While Illinois eliminated the death penalty, Rowe said he was submitting a request to the U.S. Attorney for the Central District of Illinois and the U.S. Attorney General to review the case to lodge federal murder charges against both suspects.
Unlike Illinois, the federal government still allows death sentences.
Rowe said this was being done due to legal precedent and “the nature of the offenses.”
Rowe said: “Our State’s Attorney’s Office will now work to ensure these offenders face the harshest justice the law allows, no matter the jurisdiction, and to ensure that the full weight of the criminal justice system is brought to bear upon them and anyone who assisted them”.
Fox News reported that Sgt. Rittmanic joined the Bradley Police Department in 2007and was promoted to sergeant in 2014, according to Lt. Philip Trudeau, a spokesman for the Bradley Police Department.
He added that she had previously spent seven years serving as a deputy with the Iroquois County Sheriff’s Department.

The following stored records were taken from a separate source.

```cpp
int fltx_ctc_rows_stream_append(fltx_decoder* d, const float* emissions, int32_t onDevice, const int64_t* offsets,
                                const int32_t* T) {
  DeviceScope devScope(d ? d->ctx : nullptr);
  if (devScope.failed) {
    return fail(FLTX_ERR_HIP, "hipSetDevice failed");
  }
  int rc = crsCheck(d, "fltx_ctc_rows_stream_append");
  if (rc) {
    return rc;
  }
  if (!T) {
// ... 620 lines not shown
```

### text_amd/csrc/fltx_kernels.h

```cpp
#pragma once
#include "fltx_rt.h"

namespace fltx {

struct TrieNodeInfo {
  float maxScore;
  int32_t labOff;
  int32_t nLabels;
  int32_t nChildren;
};

struct TrieEdge {
  int32_t child;
  float childMax;
  int32_t label0;
  uint32_t meta;
};

struct XNode {
  unsigned long long childMask;
  unsigned long long kidsMask;
  uint32_t firstChild;
  int32_t endLabel0;
  float maxScore;
// ... 3437 lines not shown
            const int tk = tT[row + j];
            if (tk >= 0) {
              if (tk != lmPrev && tk != P.blank) {
                const int2 e = P.tokLm[(size_t)lmCtx * (size_t)P.tokLmStride + (size_t)tk];
                lmAcc = lmAcc + (double)__uint_as_float((uint32_t)e.x);
                lmCtx = e.y;
              }
              lmPrev = tk;
            }
          }
        }
      }
    }
    if (tid < nh) {
      P.amOut[((size_t)b * K + tid) * 3 + 1] = am;
      if (P.tokLm) {
        lmAcc = lmAcc + (double)__uint_as_float((uint32_t)P.tokLm[(size_t)lmCtx * (size_t)P.tokLmStride + (size_t)P.N].x);
        P.amOut[((size_t)b * K + tid) * 3 + 2] = lmAcc;
      }
    }
  }
}
template <typename RT>
struct BtNarrow;
template <>
struct BtNarrow<uint16_t> {
  typedef uint8_t Tok;
};
template <>
struct BtNarrow<uint32_t> {
  typedef uint16_t Tok;
};

template <typename RT, bool PW>
FLTX_DEV void backtraceNarrow(const BacktraceParams& P, char* smem) {
  typedef typename BtNarrow<RT>::Tok TT;
  constexpr int HB = (int)sizeof(RT) * 4;
  constexpr uint32_t NONE = (1u << HB) - 1u;
  constexpr uint32_t NOROW = 0xFFu;
  const int b = (int)blockIdx.x;
  const int ff = P.uttFrame[b];
  const int len = ff + 1;
  const int L = P.npRow;
  if (!(P.uttStatus[b] & ST_PACKED) || len > L) {
    backtraceUtterance(P, smem);
    return;
  }
  const int W = (int)blockDim.x, tid = (int)threadIdx.x;
  FLTX_BT_MARK(0);
  int nh = P.uttNBeam[b];
  if (P.nbest > 0 && nh > P.nbest) {
    nh = P.nbest;
  }
  const int K = P.K;
  const bool lex = P.kind == 1;
  const int pmask = (1 << P.packed) - 1;
  const int64_t hb = P.histOff[b], ob = P.tokOff[b];
  const int F = P.npF;
  TT* tile = (TT*)smem;
  char* scr = smem + P.npScratch;
  const int nW = W >> 6, wv = tid >> 6, ln = tid & 63;
  const uint8_t* entry = (const uint8_t*)smem + P.npEntry;
  const int S = PW ? (F + nW - 1) / nW : 1;
  const float invS = 1.0f / (float)S, invF = 1.0f / (float)F;
  auto divBy = [](int d, int m, float inv) {
    int q = (int)((float)d * inv);
// ... 255 lines not shown
  if (P.btProf && tid == 0) {
    P.btProf[(size_t)b * kBtProfMarks + 6] = (unsigned long long)(c < kBtProfChunks ? c : kBtProfChunks);
  }
  for (int j0 = 0; j0 < len; j0 += 64) {
    const int j = j0 + ln;
    if (j < len) {
      const int sub = PW ? subOf(j) : 0;
      for (int k0 = wv; k0 < nh; k0 += 8 * nW) {
        uint32_t r[8];
        int t[8];
#pragma unroll
        for (int u = 0; u < 8; ++u) {
          const int k = k0 + u * nW < nh ? k0 + u * nW : k0;
          r[u] = PW ? (uint32_t)entry[(size_t)sub * K + k] : (uint32_t)k;
        }
#pragma unroll
        for (int u = 0; u < 8; ++u) {
          t[u] = tokAt(r[u], j);
        }
#pragma unroll
        for (int u = 0; u < 8; ++u) {
          const int k = k0 + u * nW;
          if (k < nh) {
            P.tokens[ob + (int64_t)k * len + j] = t[u];
          }
        }
      }
    }
  }
  FLTX_BT_MARK(3);
  if (!P.amOut) {
    return;
  }
  const int N = P.N;
  const int Fe = P.npFe;
  float* trT = (float*)scr;
  float* eT0 = trT + ((P.transitions && !P.amGather) ? (size_t)N * N : 0);
  const float* em = P.emissions + P.emOff[b];
  const float* const trG = P.amGather ? P.transitions : trT;
  const int Tb = ff - 1;
  const int aThreads = nh >= W ? W : ((nh + 63) >> 6) << 6;
  const int fThreads = W - aThreads;
  TT* hT0 = (TT*)(eT0 + (P.amGather ? 0 : (size_t)2 * Fe * N));
  auto fetch = [&](int lo, int buf, int t0, int step) {
    const int hi = lo + Fe - 1 < Tb ? lo + Fe - 1 : Tb;
    const int nEm = P.amGather ? 0 : (hi - lo + 1) * N;
    float* eT = eT0 + (size_t)buf * Fe * N;
    if (PW) {
      TT* hT = hT0 + (size_t)buf * K * Fe;
      for (int jj = t0 & 63; jj <= hi - lo; jj += 64) {
        const int sub = subOf(lo + jj);
        for (int k = t0 >> 6; k < nh; k += step >> 6) {
          const uint32_t r = entry[(size_t)sub * K + k];
          hT[k * Fe + jj] = r == NOROW ? (TT)NONE : tile[(size_t)r * L + lo + jj];
        }
      }
    }
    for (int base = t0; base < nEm; base += 8 * step) {
      float v[8];
#pragma unroll
      for (int u = 0; u < 8; ++u) {
        const int i = base + u * step;
        v[u] = i < nEm ? em[(size_t)(lo - 1) * N + i] : 0.0f;
      }
#pragma unroll
      for (int u = 0; u < 8; ++u) {
        const int i = base + u * step;
        if (i < nEm) {
          eT[i] = v[u];
        }
      }
    }
  };
  if (P.transitions && !P.amGather) {
    for (int i = tid; i < N * N; i += W) {
      trT[i] = P.transitions[i];
    }
  }
  if (Tb >= 1) {
    fetch(1, 0, tid, W);
  }
  __syncthreads();
  FLTX_BT_MARK(4);
  double am = 0.0;
  int prevTok = (tid < nh && len > 0) ? tokAt(rowOf(tid, 0), 0) : 0;
  double lmAcc = 0.0;
  int lmCtx = 0;
  int lmPrev = prevTok;
  c = 0;
  for (int lo = 1; lo <= Tb; lo += Fe, ++c) {
    const int hi = lo + Fe - 1 < Tb ? lo + Fe - 1 : Tb;
    const int nf = hi - lo + 1;
    const bool more = hi < Tb;
    const float* eT = eT0 + (size_t)(c & 1) * Fe * N;
    const TT* tokRow = PW ? hT0 + (size_t)(c & 1) * K * Fe + (size_t)tid * Fe : tile + (size_t)tid * L + lo;
    auto tokOf = [&](int jj) {
      const uint32_t t = tokRow[jj];
      return t == NONE ? -1 : (int)t;
    };
    if (tid < aThreads) {
      if (tid < nh) {
        constexpr int U = 8;
        auto walk = [&](auto withTrans) {
          constexpr bool TR = decltype(withTrans)::value;
          for (int j0 = 0; j0 < nf; j0 += U) {
            int tk[U];
            float ev[U], tr[U];
#pragma unroll
            for (int u = 0; u < U; ++u) {
              tk[u] = tokOf(j0 + u < nf ? j0 + u : nf - 1);
            }
#pragma unroll
            for (int u = 0; u < U; ++u) {
              const int jj = j0 + u < nf ? j0 + u : nf - 1;
              ev[u] = P.amGather ? em[(size_t)(lo - 1 + jj) * N + (tk[u] >= 0 ? tk[u] : 0)] : eT[jj * N + (tk[u] >= 0 ? tk[u] : 0)];
              tr[u] = 0.0f;
            }
            if (TR) {
#pragma unroll
              for (int u = 0; u < U; ++u) {
                const int pv = u == 0 ? prevTok : tk[u - 1];
                tr[u] = (tk[u] >= 0 && pv >= 0 && lo - 1 + j0 + u > 0) ? trG[(size_t)tk[u] * N + pv] : 0.0f;
              }
            }
#pragma unroll
            for (int u = 0; u < U; ++u) {
              if (j0 + u < nf && tk[u] >= 0) {
                double x = (double)ev[u];
                if (TR && lo - 1 + j0 + u > 0) {
                  x += (double)tr[u];
                }
                am += x;
                prevTok = tk[u];
              }
            }
          }
        };
        if (P.transitions) {
          walk(SlParity<1>());
        } else {
          walk(SlParity<0>());
        }
        if (P.tokLm) {
          for (int j = 0; j < nf; ++j) {
            const int tk = tokOf(j);
            if (tk >= 0) {
              if (tk != lmPrev && tk != P.blank) {
                const int2 e = P.tokLm[(size_t)lmCtx * (size_t)P.tokLmStride + (size_t)tk];
                lmAcc = lmAcc + (double)__uint_as_float((uint32_t)e.x);
                lmCtx = e.y;
              }
              lmPrev = tk;
            }
          }
        }
      }
    } else if (more) {
      fetch(hi + 1, (c + 1) & 1, tid - aThreads, fThreads);
    }
    if (more && fThreads == 0) {
      fetch(hi + 1, (c + 1) & 1, tid, W);
    }
    __syncthreads();
  }
  FLTX_BT_MARK(5);
  if (tid < nh) {
    P.amOut[((size_t)b * K + tid) * 3 + 1] = am;
    if (P.tokLm) {
      lmAcc = lmAcc + (double)__uint_as_float((uint32_t)P.tokLm[(size_t)lmCtx * (size_t)P.tokLmStride + (size_t)P.N].x);
      P.amOut[((size_t)b * K + tid) * 3 + 2] = lmAcc;
    }
  }
}
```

On Monday, the Illinois State Police released a statement on behalf of her family and the Bradley Police Department, praising her for her work and thanking the community for an outpouring of support.
“Marlene believed in people and her ability to speak to the community with respect; meet them where they are in life; try to understand their true needs; and work together to find a solution that produced the least disruption in people’s lives,” the statement read, reported ABC7 in Chicago.
“To her—the job was about making her community safe for everyone, she believed—and stated, “just because you can, doesn’t mean you should.”
Sgt. Rittmanic, a dog lover, published poet, amateur photographer and film producer for family events, was awarded Law Enforcement Officer of the Year in 2020, the statement said.
“Our world has been turned upside down, obliterated, and hopelessly broken,” her family and colleagues said.